Risiken der Rettungsschirmpolitik:

Die derzeitige Rettungsschirmpolitik birgt erhebliche Risiken und droht die Grundlagen eines in Freiheit geeinten Europas zu gefährden:

  • wachsende Schuldenberge auch in den Geberländern in Verbindung mit den exorbitanten Haftungsrisiken bergen enormes Konfliktpotential und beinhalten das Risiko steigender Kapitalmarktzinsen in allen Euro-Staaten
  • die Gefahr der Entwertung von Ersparnissen und Altersrücklagen durch Inflation und die Risiken der exorbitanten Target-Salden der Zentralbanken gefährden Wohlstand und sozialen Frieden
  • die „kreativen“ Interpretationen der No-Bail-out-Klausel und die in der ursprünglichen Konzeption der Wirtschafts- und Währungsunion nicht vorgesehenen Erweiterungen des EZB-Mandats über den Kernbereich einer Notenbank hinaus drohen die rechtsstaatlichen Grundlagen Europas zu unterwandern
  • eine drohende schleichende Entmachtung der nationalen Parlamente durch Verlagerung von Entscheidungen auf EU-Regierungskonferenzen und Defizite bei der Information der nationalen Parlamente wird nicht durch einen entsprechenden Zuwachs an demokratischer Kontrolle auf EU-Ebene ausgeglichen
  • Teile der EU-Bevölkerung haben das Vertrauen in das europäische Einigungsprojekt im Allgemeinen und die Rettungsschirmpolitik im Besonderen verloren
  • der entstehende Eindruck, Hilfsgelder kämen nicht den Bedürftigen zugute, sondern Banken und Hedgefonds außerhalb der Euro-Zone, die sich dadurch in ihrer Erwartung bestätigt sehen dürfen, die auf deutschen Druck eingeführte No-bail-out-Klausel sei von Anfang an Makulatur gewesen, ohne die eigentlichen Ursachen der Staatsschuldenkrise anzugehen, gefährdet die erforderliche breite öffentliche Zustimmung in den betroffenen Staaten für die gebotenen Strukturveränderungen.

Die Zeit drängt: die FDP muss liberale Antworten auf die Zukunftsfragen Europas geben:

Die FDP ist prädestiniert, die führende Sammlungsbewegung aller verantwortungsbewussten und liberalen Menschen zu sein, die für ein nach ordnungspolitischen Grundsätzen verfasstes Europa eintreten.

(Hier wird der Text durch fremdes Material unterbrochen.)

# ReubenBond/DistributedRateLimiting.Redis

Hardware: AMD Instinct MI355X
Metric: acquire decisions/sec (node) at 100M keys, 1/2/4/8 GPU; % HBM roofline (higher is better)
Workload: dtype f64; 1 GPU; TokenBucket uniform keys, 2^26-request batches (config B); keys_total=100000000, keys_per_gpu=100000000, batch_per_gpu=67108864, period_ticks=10000000, partitioning=one GPU owns every key

## Files before the change

distributedratelimiting.redis_amd/csrc/tbe_engine.hip:

```cpp
#include <hip/hip_runtime.h>

#include <algorithm>
#include <cmath>
#include <cstdarg>
#include <cstdio>
#include <cstdlib>
#include <cstring>
#include <new>
#include <string>
#include <thread>
#include <tuple>
#include <type_traits>
#include <vector>

#include "../../include/tbe.h"
#include "tbe_device.hpp"
#include "tbe_codec.hpp"
#include "tbe_numfmt.hpp"
#include "tbe_retry.hpp"

#pragma clang fp contract(off)

using namespace tbe;

// ... 96 lines not shown
        const uint32_t k = (uint32_t)v;
        if (k == key) return (nb + (uint32_t)(v >> 32)) << r_bits;
        if (k == kHotEmpty) return key;
        h = (h + 1) & (kHotSlots - 1);
    }
}

template <int N, typename KeyT>
__device__ __forceinline__ void hot_sortkeys(const KeyT (&kv)[N], const uint64_t *slots, uint32_t nb,
                                             int r_bits, uint32_t (&sk)[N]) {
    constexpr int G = N < 4 ? N : 4;
    static_assert(N % G == 0, "groups of G requests");
#pragma unroll
    for (int g = 0; g < N; g += G) {
        uint64_t v1[G], v2[G];
#pragma unroll
        for (int u = 0; u < G; ++u) {
            v1[u] = slots[hot_h1((uint32_t)kv[g + u])];
            v2[u] = slots[hot_h2((uint32_t)kv[g + u])];
        }
#pragma unroll
        for (int u = 0; u < G; ++u) {
            const uint32_t key = (uint32_t)kv[g + u];
            const bool in1 = (uint32_t)v1[u] == key;
            const uint64_t v = in1 ? v1[u] : v2[u];
            sk[g + u] = (in1 || (uint32_t)v2[u] == key) ? (nb + (uint32_t)(v >> 32)) << r_bits : key;
        }
    }
    return;
    uint64_t v[N];
#pragma unroll
    for (int it = 0; it < N; ++it) v[it] = slots[hot_hash((uint32_t)kv[it])];
#pragma unroll
    for (int it = 0; it < N; ++it) {
        const uint32_t key = (uint32_t)kv[it];
        const uint32_t k = (uint32_t)v[it];
        if (k == key) sk[it] = (nb + (uint32_t)(v[it] >> 32)) << r_bits;
        else if (k == kHotEmpty) sk[it] = key;
        else sk[it] = hot_sortkey(key, slots, nb, r_bits);
    }
}

constexpr int kHBlock = 512;
constexpr int kHItems = kTile / kHBlock;
#ifndef TBE_HIST_AHEAD
#define TBE_HIST_AHEAD 1
#endif
#ifndef TBE_HIST_WAVES
#define TBE_HIST_WAVES 8
#endif
#ifndef TBE_HIST_HOT_WAVES
#define TBE_HIST_HOT_WAVES 6
#endif
template <typename KeyT, bool HOT = false>
__global__ __launch_bounds__(kHBlock, HOT ? TBE_HIST_HOT_WAVES : TBE_HIST_WAVES) void k_hist(const KeyT *__restrict__ keys, uint64_t n,
                                                  int shift, uint32_t tiles_per_blk,
                                                  uint32_t ntiles, uint32_t *__restrict__ tileprefix,
                                                  uint32_t *__restrict__ blocksum, uint64_t n_keys,
                                                  uint32_t *__restrict__ err, int validate,
                                                  uint64_t kmask, const HotSet *__restrict__ hot = nullptr,
                                                  uint32_t nb = 0, int r_bits = 0,
                                                  uint32_t *__restrict__ bcount = nullptr,
                                                  int lowbits = 0, uint32_t nbt = 0,
                                                  uint8_t *__restrict__ dig_out = nullptr) {
    __shared__ uint32_t h8[kDigits * 8];
    __shared__ uint32_t tile_lo[2];
    static_assert(kHBlock == 2 * kDigits && kDigits * 8 == 4 * kHBlock, "two threads per digit; 4 counters each");
    __shared__ uint64_t hs[HOT ? kHotLds : 1];
    const int tid = threadIdx.x;
    const bool dig = tid < kDigits;
    const bool any_hot = HOT && hot_load<kHBlock>(hot, hs);
    const uint32_t t0 = blockIdx.x * tiles_per_blk;
    const uint32_t t1 = min(t0 + tiles_per_blk, ntiles);
    uint32_t run = 0;
    uint32_t acc = 0, acc_lo = 0;
    bool bad = false;
    KeyT kn[kHItems];
#if TBE_HIST_AHEAD >= 2
    KeyT kn2[kHItems];
#endif
    auto load_into = [&](KeyT (&dst)[kHItems], uint32_t t) {
#pragma unroll
        for (int it = 0; it < kHItems; ++it) {
            const uint64_t i = (uint64_t)t * kTile + it * kHBlock + tid;
            dst[it] = (t < t1 && i < n) ? LD_P(keys + i) : (KeyT)0;
        }
    };
    load_into(kn, t0);
#if TBE_HIST_AHEAD >= 2
    load_into(kn2, t0 + 1);
#endif
    for (uint32_t t = t0; t < t1; ++t) {
        KeyT kv[kHItems];
#pragma unroll
        for (int it = 0; it < kHItems; ++it) kv[it] = kn[it];
#if TBE_HIST_AHEAD >= 2
#pragma unroll
        for (int it = 0; it < kHItems; ++it) kn[it] = kn2[it];
        load_into(kn2, t + 2);
#else
        load_into(kn, t + 1);
#endif
#pragma unroll
        for (int u = 0; u < 4; ++u) h8[u * kHBlock + tid] = 0;
        __syncthreads();
        const uint64_t base = (uint64_t)t * kTile;
        const uint64_t last = min<uint64_t>(base + kTile, n) - 1;
        uint32_t skv[kHItems];
        if (HOT && any_hot) {
            hot_sortkeys<kHItems>(kv, hot_table(hot, hs), nb, r_bits, skv);
        } else {
#pragma unroll
            for (int it = 0; it < kHItems; ++it) skv[it] = (uint32_t)((uint64_t)kv[it] & kmask);
        }
#pragma unroll
        for (int it = 0; it < kHItems; ++it) {
            const uint64_t i = base + it * kHBlock + tid;
            const bool valid = i < n;
            const uint32_t sk = skv[it];
            const uint32_t d = (sk >> shift) & (kDigits - 1);
            const uint64_t vmask = __ballot(valid);
            const uint32_t d0 = __shfl(d, vmask ? __ffsll((long long)vmask) - 1 : 0, 64);
            if (__all(!valid || d == d0)) {
                if (vmask && (vmask & lanemask_lt()) == 0 && valid) atomicAdd(&h8[d0 * 8], (uint32_t)__popcll(vmask));
            } else {
                if (valid) atomicAdd(&h8[d * 8 + (tid & 7)], 1u);
            }
            if (dig_out && valid) dig_out[i] = (uint8_t)d;
            if (valid) {
                bad |= validate && ((uint64_t)kv[it] >= n_keys);
                if (bcount && (i == base || i == last)) {
                    tile_lo[i == last] = lowbits ? (sk >> r_bits) & ((1u << lowbits) - 1u) : 0u;
                    if (i == base && i == last) tile_lo[0] = tile_lo[1];
                }
            }
        }
        __syncthreads();
        uint32_t c = 0;
        if (dig) {
#pragma unroll
            for (int u = 0; u < 8; ++u) c += h8[tid * 8 + ((u + tid) & 7)];
            tileprefix[(uint64_t)t * kDigits + tid] = run;
            run += c;
        }
        if (bcount) {
            const uint32_t lo0 = tile_lo[0], lo1 = tile_lo[1];
            if (lo0 == lo1) {
                if (dig) {
                    if (lo0 != acc_lo) {
                        const uint32_t bk = ((uint32_t)tid << lowbits) | acc_lo;
                        if (acc && bk < nbt) atomicAdd(&bcount[bk], acc);
                        acc = 0;
                        acc_lo = lo0;
                    }
                    acc += c;
                }
            } else if (lo1 - lo0 < 8) {
                __syncthreads();
#pragma unroll
                for (int u = 0; u < 4; ++u) h8[u * kHBlock + tid] = 0;
                __syncthreads();
#pragma unroll
                for (int it = 0; it < kHItems; ++it) {
                    const uint64_t i = base + it * kHBlock + tid;
                    const uint32_t bk = skv[it] >> r_bits;
                    if (i < n) atomicAdd(&h8[((bk & ((1u << lowbits) - 1u)) - lo0) * kDigits + ((bk >> lowbits) & (kDigits - 1))], 1u);
                }
                __syncthreads();
                if (dig) {
                    for (uint32_t u = 0; u <= lo1 - lo0; ++u) {
                        const uint32_t cnt = h8[u * kDigits + tid];
                        const uint32_t bk = ((uint32_t)tid << lowbits) | (lo0 + u);
                        if (cnt && bk < nbt) atomicAdd(&bcount[bk], cnt);
                    }
                }
            } else {
#pragma unroll
                for (int it = 0; it < kHItems; ++it) {
                    const uint64_t i = base + it * kHBlock + tid;
                    const uint32_t bk = skv[it] >> r_bits;
                    if (i < n && bk < nbt) atomicAdd(&bcount[bk], 1u);
                }
            }
        }
        __syncthreads();
    }
    if (bcount && dig) {
        const uint32_t bk = ((uint32_t)tid << lowbits) | acc_lo;
        if (acc && bk < nbt) atomicAdd(&bcount[bk], acc);
    }
    if (dig) blocksum[(uint64_t)blockIdx.x * kDigits + tid] = run;
    if (__any(bad) && (tid & 63) == 0) atomicOr(err, 1u);
}
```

In keiner Partei wurde der Zielkonflikt zwischen dem bürgerlich-liberalen Wertekanon und der europäischen Rettungspolitik so offen ausgetragen wie in der FDP. Vorläufiger Höhepunkt dieses Zielkonflikts war die Mitgliederbefragung zum ESM im Herbst 2011. Sie wurde jedoch von Befürchtungen um die Einheit der Partei beeinflusst.Die Zeit drängt: In den nächsten zwölf Monaten wird sich zeigen, ob sich Europa seiner liberalen Wurzeln erinnert und die Kraft zu nachhaltigen Reformen findet, oder weiterhin dem Weg in die
Schuldenunion beschreitet.

In den nächsten zwölf Monaten wird sich auch zeigen, ob die FDP im Spannungsfeld zwischen liberaler Vernunft und europäischer Wirklichkeit mit überzeugenden Standpunkten bürgerliche Wählerschichten und damit politische Gestaltungskraft zurückgewinnen kann. Es wird darauf ankommen, dass die FDP in der Europapolitik zu liberalen Antworten auf die Schuldenkrise zurückfindet und konsequent zu ihnen steht. Ordnungspolitisch durchdachte Vorschläge wurden etwa vom Wissenschaftlichen Beirat beim BMWi¹ und der European Economic Advisory Group² vorgelegt. Sie reichen von geordneter Staateninsolvenz über die Zwangskapitalisierung von Banken bis hin zu einer ordnungspolitisch vertretbaren, zeitlich begrenzten Vergemeinschaftung von Staatsschulden.

Die FDP muss dringend handeln, bevor Europa-feindliche Kräfte die Meinungsführerschaft übernehmen und die Gesundung unseres in Freiheit geeinten Kontinents vereiteln.